== Segment start ==

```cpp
template <bool MSA, int CPL, int NW, bool W>
__global__ void __launch_bounds__(kWave * NW, W ? (NW >= 8 ? 2 : 1) : (NW >= 4 ? 2 : 1))
    poa_window_kernel_lds(Buffers b, Dims d, Scores sc)
{
    using SizeT  = int16_t;
    using RowT   = typename std::conditional<W, int32_t, int16_t>::type;
    extern __shared__ __align__(16) uint8_t lds[];
    __shared__ int sh_status;
    __shared__ int sh_len;

    __shared__ int sh_next;
    if (int(blockIdx.x) >= b.num_windows)
        return;
    const int tid      = threadIdx.x;
    const int lane     = tid & (kWave - 1);
    const int wave     = uniform(tid / kWave);
    constexpr int kThr = kWave * NW;
    const size_t slot  = blockIdx.x;

    uint8_t* lread   = lds;
    RowT* ring       = reinterpret_cast<RowT*>(lds + d.lds_ring_off);
    uint8_t* tile    = lds + d.lds_ring_off;
    const int rstride = d.score_stride;
    GWAMD_LDS uint8_t* shb = (GWAMD_LDS uint8_t*)(lds) + d.lds_sh_off;
    const AddScratch AX = lds_add_scratch((GWAMD_LDS uint8_t*)(lds) + d.lds_ring_off, d.max_seq_len, d.max_nodes,
                                          false, (GWAMD_LDS int*)(shb));
    const bool add_fits = lds_add_fits(d.max_seq_len, d.max_nodes, d.lds_rec_off - d.lds_ring_off);
    const int add_mode  = (d.diag & kDiagAddSerial) ? 2 : (((d.diag & kDiagAddWave0) || !add_fits) ? 1 : 0);

    for (int idx = blockIdx.x; idx < b.num_windows;)
    {
    const int w     = b.order ? b.order[idx] : idx;
    const WinGraph<SizeT> g     = bind_window<SizeT>(b, d.max_nodes, size_t(w));
    const SlotScratch<SizeT> sl = bind_slot<SizeT>(b, d, slot);
    const WinMsa<SizeT> msa     = bind_window_msa<SizeT, MSA>(b, d, size_t(w));
    SizeT *ag = sl.ag, *ar = sl.ar, *cpred = sl.cpred, *seq_begin = msa.seq_begin;
    int32_t* cscore = sl.cscore;
    uint16_t *ecov = msa.ecov, *ecovc = msa.ecov_cnt;
    RowT* spill      = static_cast<RowT*>(b.scores) + slot * d.score_rows * size_t(rstride);
    uint8_t* codes   = b.codes + slot * size_t(d.aux_stride);
    uint32_t* rec    = reinterpret_cast<uint32_t*>(lds + d.lds_rec_off);
    uint16_t* xl     = reinterpret_cast<uint16_t*>(lds + d.lds_xl_off);
    RowT* carry      = reinterpret_cast<RowT*>(codes + d.aux_carry_off);
    RowProg P{rec, xl, d.lds_ring_rows - 1};

    PhaseTimer ph;
    FwdProf fp;
    const bool use_v2 = !W && fwd2_ok(sc) && !(d.diag & kDiagFwdV1);
    const WindowDesc wd = b.windows[w];
    const int nseq      = wd.num_seqs;
    int status          = kSuccess;
    int64_t cells       = 0;
    int node_count      = 0;
    int lv_hint         = 0;
    bool order_kahn = true;
    bool splice_on  = !d.spoa_accurate && !(d.diag & (kDiagTopsortFifo | kDiagOrderKahn));
    int tie_hold    = 0;
    const int sink_cap = (d.diag & kDiagSinkCap2) ? 2 : kSinkCap;
    const int xcap  = d.lds_xl_cap - kSinkWords;
    GWAMD_LDS uint16_t* sinks = (GWAMD_LDS uint16_t*)(lds + d.lds_xl_off) + xcap;
    int32_t* ostat  = b.order_stats + size_t(w) * kOrderStats;
    auto count      = [&](int k) {
        if (tid == 0)
            __hip_atomic_fetch_add(ostat + k, 1, __ATOMIC_RELAXED, __HIP_MEMORY_SCOPE_AGENT);
    };
    if (tid < kOrderStats)
        ostat[tid] = 0;
    auto kahn_sort = [&](WinGraph<SizeT> gx, int n, int n_prev) {
        const bool done = topsort_levels<SizeT, NW>(gx, n, n_prev, (GWAMD_LDS uint8_t*)(lds), d.lds_sh_off, tid,
                                                    kThr, cpred, lv_hint);
        if (!done && tid == 0)
            topsort_kahn<SizeT>(gx, n, cscore);
        lv_hint = done ? n : 0;
        __syncthreads();
    };

    if (nseq > 0)
    {
        const int len0      = b.seq_len[wd.first_seq];
        const uint8_t* seq0 = b.seqs + b.seq_off[wd.first_seq];
// ... 125 lines not shown
                if (code == 2 && !order_kahn)
                {
                    const size_t mn    = size_t(d.max_nodes);
                    WinGraph<SizeT> gk = g;
                    gk.sorted          = cpred + mn;
                    gk.pos             = cpred + 2 * mn;
                    for (int i = tid; i < V; i += kThr)
                        glb(gk.sorted)[i] = glb(g.sorted)[i];
                    kahn_sort(gk, V, V);
                    count(kOsTieSorts);
                    if (wave == 0)
                    {
                        int kp = INT_MAX;
                        if (tied)
                            kp = int(glb(gk.pos)[int(glb(g.sorted)[srow_l - 1])]);
                        const int kmin = -wave_max(-kp);
                        const uint64_t m = __builtin_amdgcn_ballot_w64(kp == kmin);
                        const int er   = __builtin_amdgcn_readlane(srow_l, uniform(__builtin_ctzll(m)));
                        if (lane == 0)
                            sh_len = er;
                    }
                    __syncthreads();
                    end_row = uniform(sh_len);
                    __syncthreads();
                    stage_and_program_w0();
                    __syncthreads();
                }
                tie_hold = code == 2 ? 2 : max(tie_hold - 1, 0);
            }
            else if (tie_hold > 0)
                tie_hold--;
            if (wave == 0)
            {
                const int alen_w = traceback_codes<SizeT>(g, P, V, L, end_row, codes, d.code_stride, tile, ag, ar,
                                                          d.aln_cap, lane, (d.tb_rank & kTbRanked) != 0,
                                                          d.tb_rank);
                if (lane == 0)
                    sh_len = alen_w;
            }
            __syncthreads();
            const int alen = uniform(sh_len);
            __syncthreads();
            ph.lap<kPhTraceback>();
            if (alen == -1)
            {
                status = kLoopCountExceeded;
                break;
            }
            int add_r = -1;
            if (add_mode == 0)
                add_r = add_alignment_waves<MSA, NW, NW + (W ? 16 : 0)>(lds_kernel_args(), w, int(slot), s, off,
                                                                        node_count, alen, L,
                                                                        (GWAMD_LDS uint8_t*)(lds));
            if (wave == 0)
            {
                int nc = node_count;
                int rc = -1;
                if (add_mode == 0)
                {
                    nc = add_r >> 8;
                    rc = (add_r & 0xff) == 0xff ? -1 : (add_r & 0xff);
                }
                else if (add_mode == 1)
                    rc = add_alignment_parallel<SizeT, MSA>(g, nc, ag, ar, alen, L, lread, wts_g, s, ecov, ecovc,
                                                            seq_begin, d.max_seqs, AX, lane);
                if (rc < 0)
                {
                    if (lane == 0)
                    {
// ... 65 lines not shown
                }
                ph.lap<kPhTopsort>();
                wave_sync();
                if (lane == 0)
                {
                    sh_status = rc;
                    sh_len    = nc;
                }
            }
            __syncthreads();
            status     = uniform(sh_status);
            node_count = uniform(sh_len);
            __syncthreads();
            if (status != kSuccess)
                break;
        }
    }
    if (wave == 0)
    {
        finish_window<SizeT, MSA, NW>(b, d, w, lane, g, status, nseq, node_count, cscore, cpred, ecov, ecovc,
                                      seq_begin, sh_len, sh_status, (GWAMD_LDS uint8_t*)(lds), d.lds_sh_off);
        ph.lap<kPhOutput>();
        if (lane == 0)
        {
            if (b.phase)
            {
                ph.store(b.phase + size_t(w) * kPhases);
#ifdef GWAMD_FWD_PROFILE
                const int slot[8] = {kPhBackbone, kPhAdd, kPhTopsort, kPhOutput, kPhForward, kPhTraceback, kPhRowProg,
                                     kPhTotal};
                for (int i = 0; i < 8; i++)
                    b.phase[size_t(w) * kPhases + slot[i]] = int64_t(fp.t[i]);
#endif
            }
            b.final_nodes[w] = node_count;
            b.cells[w]       = cells;
        }
    }
#if defined(GWAMD_FWD_PROFILE) && defined(GWAMD_FWD_PROFILE_WAVE)
    __syncthreads();
    if (wave == GWAMD_FWD_PROFILE_WAVE && lane == 0 && b.phase)
    {
        const int slot[8] = {kPhBackbone, kPhAdd, kPhTopsort, kPhOutput, kPhForward, kPhTraceback, kPhRowProg,
                             kPhTotal};
        for (int i = 0; i < 8; i++)
            b.phase[size_t(w) * kPhases + slot[i]] = int64_t(fp.t[i]);
    }
#endif
    if (b.head == nullptr)
        break;
    __syncthreads();
    if (tid == 0)
        sh_next = b.num_slots + atomicAdd(b.head, 1);
    __syncthreads();
    idx = uniform(sh_next);
    }
}

}
}

extern "C" gwamd::poa::KernelRef gwamd_internal_poa_band_kernel(const gwamd::poa::Dims* d, int score_bits,
                                                                int size_bits, int msa);

namespace
{
// ... 90 lines not shown
```

claragenomicsanalysis_amd/csrc/poa_tuning.hpp:

```cpp
#pragma once

#include "diag_env.hpp"
#include "poa_common.hpp"

#include <algorithm>
#include <cstdio>
#include <cstdlib>
#include <cstring>

namespace gwamd
{
namespace poa
{
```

== Segment end ==

From the listing above, copy all lines holding the word "shown".

> **Solution for this problem**:
// ... 125 lines not shown
// ... 65 lines not shown
// ... 90 lines not shown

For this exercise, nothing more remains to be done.